Determination of residual nonsteroidal anti-inflammatory drugs in aqueous sample using magnetic nanoparticles modified with cetyltrimethylammonium bromide by high performance liquid chromatography.

A simple and sensitive solid-phase extraction method for separation and preconcentration of trace amount of four nonsteroidal anti-inflammatory drugs (naproxen, indomethacin, diclofenac, and ibuprofen) using Fe3O4 magnetic nanoparticles modified with cetyltrimethylammonium bromide has been developed. For this purpose, the surface of MNPs was modified with cetyltrimethylammonium bromide (CTAB) as a cationic surfactant. Effects of different parameters influencing the extraction efficiency of drugs including the pH, amount of salt, shaking time, eluent type, the volume of solvent, amount of adsorbent, sample volume, and the time of desorption were investigated and optimized. Methanol has been used as desorption solvent and the extracts were analysed on a reversed-phase octadecyl silica column using 0.02 M phosphate-buffer (pH = 6.02) acetonitrile (65 : 35 v/v) as the mobile phase and the effluents were measured at 202 nm with ultraviolet detector.
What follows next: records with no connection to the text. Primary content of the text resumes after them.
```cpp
hipError_t launch_march(const MarchParams& P, int n_views, int n_spp, hipStream_t s);
hipError_t launch_spp_reduce(const float* stage, size_t n_pixels, int spp, const float bg[4], float* out, uint32_t* out_u8,
                             hipStream_t s);
hipError_t launch_render(const RenderParams& P, int n_blocks, hipStream_t s);
hipError_t launch_render_planes(const RenderPlanesParams& P, int mode, int n_blocks, hipStream_t s);
hipError_t launch_spp_reduce_depth(const float* stage, size_t n_pixels, int spp, float* out, hipStream_t s);
hipError_t launch_score_entropy(const float* entropy, const float* alpha, size_t npix, int n_views, int n_blocks, double* partial,
                                hipStream_t s);
inline int render_instance_dense_levels(const FieldDev& fd) {
  const int n = fd.n_dense_levels;
  if (!fd.hash_shared) return 0;
  if (fd.n_features == 4) return n == 5 ? 5 : n == 3 ? 3 : 0;
  return n == 10 ? 10 : n == 6 ? 6 : 0;
}
template <class Fn>
void with_field_instance(const FieldDev& fd, Fn&& fn) {
  using std::integral_constant;
  const int nd = render_instance_dense_levels(fd);
  if (fd.n_features == 4) {
    if (nd == 5) fn(integral_constant<int, 4>{}, integral_constant<int, 5>{});
    else if (nd == 3) fn(integral_constant<int, 4>{}, integral_constant<int, 3>{});
    else fn(integral_constant<int, 4>{}, integral_constant<int, 0>{});
  } else {
    if (nd == 10) fn(integral_constant<int, 2>{}, integral_constant<int, 10>{});
    else if (nd == 6) fn(integral_constant<int, 2>{}, integral_constant<int, 6>{});
    else fn(integral_constant<int, 2>{}, integral_constant<int, 0>{});
  }
// ... 27 lines not shown
```

Measured before the change: 24.33 billion.

## Shrink ray queue records, recompute SH rows, track wave activity as scalar mask

Ray queue records drop from 96 to 64 bytes because the two precomputed spherical-harmonics half8 fragments are no longer stored. The render loop recomputes them from the direction word it already loads. The per-lane active flag becomes a wave-uniform 64-bit mask that is updated incrementally, which removes repeated ballots and lets the pool be skipped when it is not needed. Bitmask advance gets a fast path for the common case. This trades queue write/read bandwidth and vector ballots for extra SH arithmetic at each ray refill.

```diff
diff --git a/nerf_prv_amd/csrc/prv_kernels.hip b/nerf_prv_amd/csrc/prv_kernels.hip
--- a/nerf_prv_amd/csrc/prv_kernels.hip
+++ b/nerf_prv_amd/csrc/prv_kernels.hip
@@ -169,8 +169,6 @@
       rec[1] = make_uint4(__float_as_uint(r.d[0]), __float_as_uint(r.d[1]), __float_as_uint(r.d[2]), __float_as_uint(dt));
       rec[2] = make_uint4(m[0], m[1], m[2], m[3]);
       rec[3] = make_uint4(r.pix, chunk_info, 0u, 0u);
-      reinterpret_cast<half8*>(rec)[4] = sh_fragment(0, r.d[0], r.d[1], r.d[2]);
-      reinterpret_cast<half8*>(rec)[5] = sh_fragment(1, r.d[0], r.d[1], r.d[2]);
     }
     __builtin_amdgcn_fence(__ATOMIC_RELEASE, "wavefront");
     __builtin_amdgcn_wave_barrier();
@@ -623,7 +621,9 @@
 
   const int lane = threadIdx.x & 63, r = lane & 31, g = lane >> 5;
 
-  bool active = false;
+  unsigned long long act = 0ull;
+  auto active = [&]() -> bool { return __builtin_amdgcn_inverse_ballot_w64(act); };
+  auto pool_count = [&]() -> uint32_t { return (uint32_t)__builtin_amdgcn_readfirstlane((int)*(volatile uint32_t*)&pool_n); };
   uint32_t pix = 0, rec_i = 0;
   float o[3] = {0, 0, 0}, d[3] = {0, 0, 1}, t0 = 0.f, dt = 0.f;
   uint32_t cur = 0, m1 = 0, m2 = 0, m3 = 0, base = 0;
@@ -641,13 +641,14 @@
   uint32_t q_cur = 0, q_end = 0;
   const uint32_t n_seg = (uint32_t)P.n_segments;
   const uint32_t n_sub = (uint32_t)max(P.n_sub, 1);
-  uint32_t seg = n_seg > 1u ? (((uint32_t)__builtin_amdgcn_s_getreg((3 << 11) | 20) & 7u) % (n_seg / n_sub)) * n_sub + (blockIdx.x * 4u + (threadIdx.x >> 6)) % n_sub : 0u;
+  const uint32_t wave_in_block = (uint32_t)__builtin_amdgcn_readfirstlane((int)(threadIdx.x >> 6));
+  uint32_t seg = n_seg > 1u ? (((uint32_t)__builtin_amdgcn_s_getreg((3 << 11) | 20) & 7u) % (n_seg / n_sub)) * n_sub + (blockIdx.x * 4u + wave_in_block) % n_sub : 0u;
   uint32_t seg_tried = 0;
   const uint4* __restrict__ queue = reinterpret_cast<const uint4*>(P.queue);
 
-  auto take_ray = [&](uint32_t ri, uint32_t next) {
+  auto take_ray = [&](uint32_t ri, uint32_t next, const uint4 q1) {
     const uint4* rec = queue + (size_t)ri * kRecordWords;
-    const uint4 q0 = rec[0], q1 = rec[1], q3 = rec[3];
+    const uint4 q0 = rec[0], q3 = rec[3];
     uint4 mk = rec[2];
     o[0] = __uint_as_float(q0.x); o[1] = __uint_as_float(q0.y); o[2] = __uint_as_float(q0.z);
     t0 = __uint_as_float(q0.w);
@@ -675,8 +676,8 @@
       cur = m1; m1 = m2; m2 = m3; m3 = 0u;
       base += 32u;
     }
-    active = true;
   };
+  auto sh_rows = [&](const uint4 q1) { return sh_fragment(g, __uint_as_float(q1.x), __uint_as_float(q1.y), __uint_as_float(q1.z)); };
   auto next_chunk = [&]() -> bool {
     const uint32_t info = queue[(size_t)rec_i * kRecordWords + 3].y;
     const uint32_t base0 = info & 0xffffu, n_chunks = info >> 16;
@@ -697,8 +698,7 @@
   for (;;) {
     const bool relocate = (n_rounds & 6ull) == 0ull;
     if (relocate && !drained && P.merge_max > 0) {
-      const unsigned long long act0 = __ballot(active);
-      const uint32_t aA = (uint32_t)act0, aB = (uint32_t)(act0 >> 32);
+      const uint32_t aA = (uint32_t)act, aB = (uint32_t)(act >> 32);
       const uint32_t nA = (uint32_t)__popc(aA), nB = (uint32_t)__popc(aB);
       int src = -1;
       if (nA != 0u && nB != 0u) {
@@ -709,7 +709,7 @@
         const uint32_t a_src = src == 0 ? aA : aB, a_dst = src == 0 ? aB : aA, n_src = src == 0 ? nA : nB;
         const uint32_t below = (1u << r) - 1u;
         uint32_t(*slot)[kMoveWords] = mv[threadIdx.x >> 6];
-        if (g == src && active) {
+        if (g == src && active()) {
           uint32_t* e = slot[__popc(a_src & below)];
           e[0] = rec_i;
           e[1] = base + (uint32_t)__builtin_ctz(cur);
@@ -722,17 +722,18 @@
             e[5] = __float_as_uint(cb);
           }
           if constexpr (DSTATE) e[kDWord] = __float_as_uint(D);
-          active = false;
         }
         __builtin_amdgcn_fence(__ATOMIC_RELEASE, "wavefront");
         __builtin_amdgcn_wave_barrier();
         __builtin_amdgcn_fence(__ATOMIC_ACQUIRE, "wavefront");
         const uint32_t kth = (uint32_t)__popc(~a_dst & below);
-        if (!((a_dst >> r) & 1u) && kth < n_src) {
+        const bool mine = !((a_dst >> r) & 1u) && kth < n_src;
+        if (mine) {
           const uint32_t* e = slot[kth];
           const uint32_t ri = e[0];
+          const uint4 q1 = queue[(size_t)ri * kRecordWords + 1];
           if constexpr (!ENTROPY) {
-            const half8 sh = reinterpret_cast<const half8*>(queue + (size_t)ri * kRecordWords)[4 + g];
+            const half8 sh = sh_rows(q1);
             if (src == 0) shB = sh;
             else shA = sh;
           }
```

The relative standard deviation (RSD%) of the method was investigated at three concentrations (25, 50, and 200 ng/mL) and was in the range of 3.98-9.83% (n = 6) for 50 ng/mL. The calibration curves obtained for studied drugs show reasonable linearity (R (2) > 0.99) and the limit of detection (LODs) ranged between 2 and 7 ng/mL. Finally, the proposed method has been effectively employed in extraction and determination of the drugs in biological and environmental samples.

1. Introduction

Nonsteroidal anti-inflammatory drugs (NSAIDS) with analgesic and antipyretic properties are used as the first-choice agents in the treatment of the allergies and reducing pain in human and veterinary medicine [1]. Recently some NSAIDS have been used in cancer chemotherapy and chemoprevention. In addition to the antitumor activity of NSAIDS as single agents, there is interest in the effects of combination chemotherapy with NSAIDS [2]. A review of the literature shows that naproxen, indomethacin, sodium diclofenac, and ibuprofen are often the acidic drugs (pKa = 4.2, pKa = 4.5, pKa = 4.2, and pKa = 5.2) and the residues of these compounds can enter the environment from different ways: during their manufacture, during the disposal of unused or expired drugs, and through human and animal excretions [3, 4]. Although the concentrations of these drugs are relatively low in water (ngL−1 to μgL−1), continuous release and chronic exposure to these substances, because of their toxicity, can affect the intestinal, hematopoietic, and renal systems which can be a harmful to human health [5]. Therefore, development of a simple and robust method for the determination of these drugs in urine and wastewater is necessary for toxicological and therapeutic purposes. Because of their low concentration in complex matrix, different methods are used to separate and preconcentrate the analyte prior to its determination. Different combined methods have been reported for the determination of NSAIDS such as solid phase microextraction-high performance liquid chromatography (SPME-HPLC) [6], solid phase extraction-liquid chromatography (SPE-LC) [7, 8], solid phase extraction-gas chromatography-tandem mass (SPE-GC-MS/MS) [9], hollow fiber liquid phase microextraction (HFLPME)-HPLC [10], and molecular imprinting solid phase microextraction- (MISPME-) HPLC [11].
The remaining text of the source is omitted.